Tmax100, why? -At first, because my Professor made it a requirement, but it evolved into because I like the fine grain for outdoor portraits and it gives adequate contrast.

Tri-X 400, but i usually pull it @200, why? -I love this little film known for it's contrasty-ness. It also has grain but doesn't overbear the photo but just enough to add some personality saying, 'this was shot on film'. I usually pull it @200 for a less severe contrast on my negatives to make it easier to print and to have a nicer tonality range.  With the agitation during development and the natural contrast properties of the film, the contrast for me, has always been beautiful (granted that the shot's light wasn't fxcked up) and it's my most preferred indoor film. [: :love:


----------



## j-dogg (Jun 13, 2010)

I've been learning on Kodak BW400CN and i scored a free roll of Kodak 800 color. I suppose we will see how my first developed roll comes out and from there I will decide what roll I shoot with next.


----------



## PJL (Jun 14, 2010)

It all depends. For B&W, I like grain, so I tend to shoot Ilford HP-5 and Delta 3200 (usually at 1600 or 3200). With color, I usually shoot Fujifilm Superia 100 or Pro 160 for landscape/outside shots and 400 or 800 for indoor. 

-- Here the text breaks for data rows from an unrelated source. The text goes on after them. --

diff --git a/ppl.llm.serving_amd/csrc/k_rope_kv.hip b/ppl.llm.serving_amd/csrc/k_rope_kv.hip
--- a/ppl.llm.serving_amd/csrc/k_rope_kv.hip
+++ b/ppl.llm.serving_amd/csrc/k_rope_kv.hip
@@ -51,6 +51,13 @@
     const int64_t base = (int64_t)kvsel * kv.sKV + (int64_t)head * kv.sH + slot * kv.sN + ch0 / 2;
     *reinterpret_cast<uint32_t*>(reinterpret_cast<uint8_t*>(kv.cache) + base) = kv_i4_pack8(x, inv);
     if ((ch0 & 31) == 0) kv.scale[(int64_t)kvsel * kv.ssKV + (int64_t)head * kv.ssH + slot * kv.ssN + ch0 / 32] = f2h(sf);
+}
+__device__ __forceinline__ void rotate8(const float* a, const float* b, const float* c, const float* s, float* ra, float* rb) {
+#pragma unroll
+    for (int i = 0; i < 8; ++i) {
+        ra[i] = round_h(__fsub_rn(__fmul_rn(a[i], c[i]), __fmul_rn(b[i], s[i])));
+        rb[i] = round_h(__fadd_rn(__fmul_rn(b[i], c[i]), __fmul_rn(a[i], s[i])));
+    }
 }
 __device__ __forceinline__ float group_max(float v, int n) {
     for (int o = 1; o < n; o <<= 1) v = fmaxf(v, __shfl_xor(v, o, 64));
@@ -103,11 +110,7 @@
             *reinterpret_cast<float4*>(c + 4) = *reinterpret_cast<const float4*>(cs + i0 + 4);
             *reinterpret_cast<float4*>(s) = *reinterpret_cast<const float4*>(cs + half + i0);
             *reinterpret_cast<float4*>(s + 4) = *reinterpret_cast<const float4*>(cs + half + i0 + 4);
-#pragma unroll
-            for (int i = 0; i < 8; ++i) {
-                ra[i] = round_h(__fsub_rn(__fmul_rn(a[i], c[i]), __fmul_rn(bb[i], s[i])));
-                rb[i] = round_h(__fadd_rn(__fmul_rn(bb[i], c[i]), __fmul_rn(a[i], s[i])));
-            }
+            rotate8(a, bb, c, s, ra, rb);
             if (head < H) {
                 *reinterpret_cast<uint4*>(x + i0) = pack8(ra);
                 *reinterpret_cast<uint4*>(x + i0 + half) = pack8(rb);
@@ -153,9 +156,94 @@
     }
 }
 
+constexpr int DU = 4;
+template <int QBIT>
+__global__ __launch_bounds__(256) void rope_kv_write_decode_kernel(uint16_t* __restrict__ qkv, const float* __restrict__ cos_sin, KvAddr kv,
+                                                                   const int64_t* __restrict__ start_pos,
+                                                                   const int64_t* __restrict__ cache_indices, int64_t max_pages, int64_t b0,
+                                                                   int64_t t0, int64_t T, int parts, int H, int Hkv, int D, int w_first) {
+    const int lane = threadIdx.x & 63;
+    const int64_t g = (int64_t)blockIdx.x * 4 + __builtin_amdgcn_readfirstlane((int)(threadIdx.x >> 6));
+    const int64_t i = g / parts;
+    const int part = (int)(g - i * parts);
+    if (i >= T) return;
+    const int half = D / 2;
+    const int bph = half / 8;
+    const int n_rope = (H + Hkv) * bph, n = n_rope + Hkv * (D / 8);
+    const int stride = 64 * parts;
+    uint16_t* row = qkv + (t0 + i) * (int64_t)(H + 2 * Hkv) * D;
+    const bool cs_once = 64 % bph == 0;
+    float c[8], s[8];
+    bool resolved = false, have_cs = false;
+    int64_t pos = 0, slot = 0;
+    for (int w0 = w_first + part * 64 + lane; w0 < n; w0 += stride * DU) {
+        uint4 xa[DU], xb[DU];
+#pragma unroll
+        for (int u = 0; u < DU; ++u) {
+            const int w = w0 + u * stride;
+            xa[u] = xb[u] = make_uint4(0, 0, 0, 0);
+            if (w < n_rope) {
+                const int head = w / bph, i0 = (w - head * bph) * 8;
+                xa[u] = *reinterpret_cast<const uint4*>(row + (int64_t)head * D + i0);
+                xb[u] = *reinterpret_cast<const uint4*>(row + (int64_t)head * D + i0 + half);
+            } else if (w < n) {
+                const int wv = w - n_rope;
+                const int head = wv / (D / 8), i0 = (wv - head * (D / 8)) * 8;
+                xa[u] = *reinterpret_cast<const uint4*>(row + (int64_t)(H + Hkv + head) * D + i0);
+            }
+        }
+        if (!resolved) {
+            pos = start_pos[b0 + i];
+            slot = kv_slot(kv, cache_indices, max_pages, b0 + i, pos);
+            resolved = true;
+        }
+#pragma unroll
+        for (int u = 0; u < DU; ++u) {
+            const int w = w0 + u * stride;
+            if (w < n_rope) {
+                const int head = w / bph, i0 = (w - head * bph) * 8;
+                if (!have_cs || !cs_once) {
+                    const float* cs = cos_sin + pos * D;
+                    *reinterpret_cast<float4*>(c) = *reinterpret_cast<const float4*>(cs + i0);
+                    *reinterpret_cast<float4*>(c + 4) = *reinterpret_cast<const float4*>(cs + i0 + 4);
+                    *reinterpret_cast<float4*>(s) = *reinterpret_cast<const float4*>(cs + half + i0);
+                    *reinterpret_cast<float4*>(s + 4) = *reinterpret_cast<const float4*>(cs + half + i0 + 4);
+                    have_cs = true;
+                }
+                float a[8], bb[8], ra[8], rb[8];
+                unpack8(xa[u], a);
+                unpack8(xb[u], bb);
+                rotate8(a, bb, c, s, ra, rb);
+                if (head < H) {
+                    *reinterpret_cast<uint4*>(row + (int64_t)head * D + i0) = pack8(ra);
+                    *reinterpret_cast<uint4*>(row + (int64_t)head * D + i0 + half) = pack8(rb);
+                } else {
+                    store_group8<QBIT>(kv, 0, head - H, slot, i0, ra);
+                    store_group8<QBIT>(kv, 0, head - H, slot, i0 + half, rb);
+                }
+            } else if (w < n) {
+                const int wv = w - n_rope;
+                const int head = wv / (D / 8), i0 = (wv - head * (D / 8)) * 8;
+                float v[8];
+                unpack8(xa[u], v);
+                store_group8<QBIT>(kv, 1, head, slot, i0, v);
+            }
+        }
+    }
+}
+
+static int rope_forced_blocks() {
+    static const int forced_y = getenv("PPLHIP_ROPE_BLOCKS_PER_TOKEN") ? atoi(getenv("PPLHIP_ROPE_BLOCKS_PER_TOKEN")) : 0;
+    return forced_y;
+}
+
+bool rope_decode_form(int kv_fmt, bool slabs, int64_t decode_b0) {
+    return decode_b0 >= 0 && rope_forced_blocks() <= 0 && !slabs && (kv_fmt == KV_I8G8 || kv_fmt == KV_FP16);
+}
+
 hipError_t launch_rope_kv_write(hipStream_t s, uint16_t* qkv, const float* cos_sin, const KvAddr& kv, int kv_fmt, const int64_t* seq_starts, const int64_t* start_pos,
                                 const int64_t* cache_indices, int64_t max_pages, int64_t B, int64_t t0, int64_t T, int H,
-                                int Hkv, int D, const SplitSlabs* qkv_slabs) {
+                                int Hkv, int D, const SplitSlabs* qkv_slabs, int64_t decode_b0, bool skip_q) {
     if (T == 0) return hipSuccess;
     SplitSlabs sl;
     if (qkv_slabs && qkv_slabs->splits > 0) {
@@ -165,7 +253,21 @@
     if (D % 16 || (kv_fmt != KV_FP16 && kv_fmt != KV_I8G8 && kv_fmt != KV_FP8 && kv_fmt != KV_I4G32)) return hipErrorInvalidValue;
     if (kv_fmt == KV_I4G32 && D != 32 && D != 64 && D != 128) return hipErrorInvalidValue;
     const int items = (H + Hkv) * (D / 16) + Hkv * (D / 8);
-    static const int forced_y = getenv("PPLHIP_ROPE_BLOCKS_PER_TOKEN") ? atoi(getenv("PPLHIP_ROPE_BLOCKS_PER_TOKEN")) : 0;
+    const int forced_y = rope_forced_blocks();
+    if (decode_b0 >= 0 && decode_b0 + T > B) return hipErrorInvalidValue;
+    if (skip_q && !rope_decode_form(kv_fmt, sl.splits > 0, decode_b0)) return hipErrorInvalidValue;
+    if (rope_decode_form(kv_fmt, sl.splits > 0, decode_b0)) {
+        const int w_first = skip_q ? H * (D / 16) : 0;
+        const int parts = (items - w_first + 64 * DU - 1) / (64 * DU);
+        const dim3 grid((unsigned)((T * parts + 3) / 4));
+        if (kv_fmt == KV_I8G8)
+            hipLaunchKernelGGL(rope_kv_write_decode_kernel<8>, grid, dim3(256), 0, s, qkv, cos_sin, kv, start_pos, cache_indices, max_pages,
+                               decode_b0, t0, T, parts, H, Hkv, D, w_first);
+        else
+            hipLaunchKernelGGL(rope_kv_write_decode_kernel<0>, grid, dim3(256), 0, s, qkv, cos_sin, kv, start_pos, cache_indices, max_pages,
+                               decode_b0, t0, T, parts, H, Hkv, D, w_first);
+        return hipGetLastError();
+    }
     int gy = (items + 255) / 256;
     if (gy > 4) gy = 4;
     if (T >= 4096 && gy > 2) gy = 2;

Eventually I want to give Kodak Portra 160 a try; I'm especially interested in using their vivid color version for flowers, sunsets, etc.


----------



## Petraio Prime (Jun 14, 2010)

Vautrin said:


> So over the past few months I've gotten into film.  I bought a holga, then a mamiya, and in total I've shot maybe 20 rolls of 120...
> 
> I've been using Rollei Retro and Kodak Ektar / Ektachrome because that's what they sold in the local shop.
> 
> ...



I have used just about every film made over the last 40 years, including Agfachrome, Anscochrome, Kodachrome, DuPont Superior motion picture film, DuPont missile tracking film, Adox KB14, 17, 100, Tri-X Pan, FP4, HP5, etc. My current B&W favorites are the Fuji Neopan 400,1600, and Acros films. For color neg, I like Fuji Pro 400H and Reala. I used to be a Kodak fan, but no more. Kodak is run by dolts. I tried the T-Max films for a while but ended up not liking the 400 speed stuff (first version). The fact that they revised it means it wasn't right to begin with. I need to try the revised TMY.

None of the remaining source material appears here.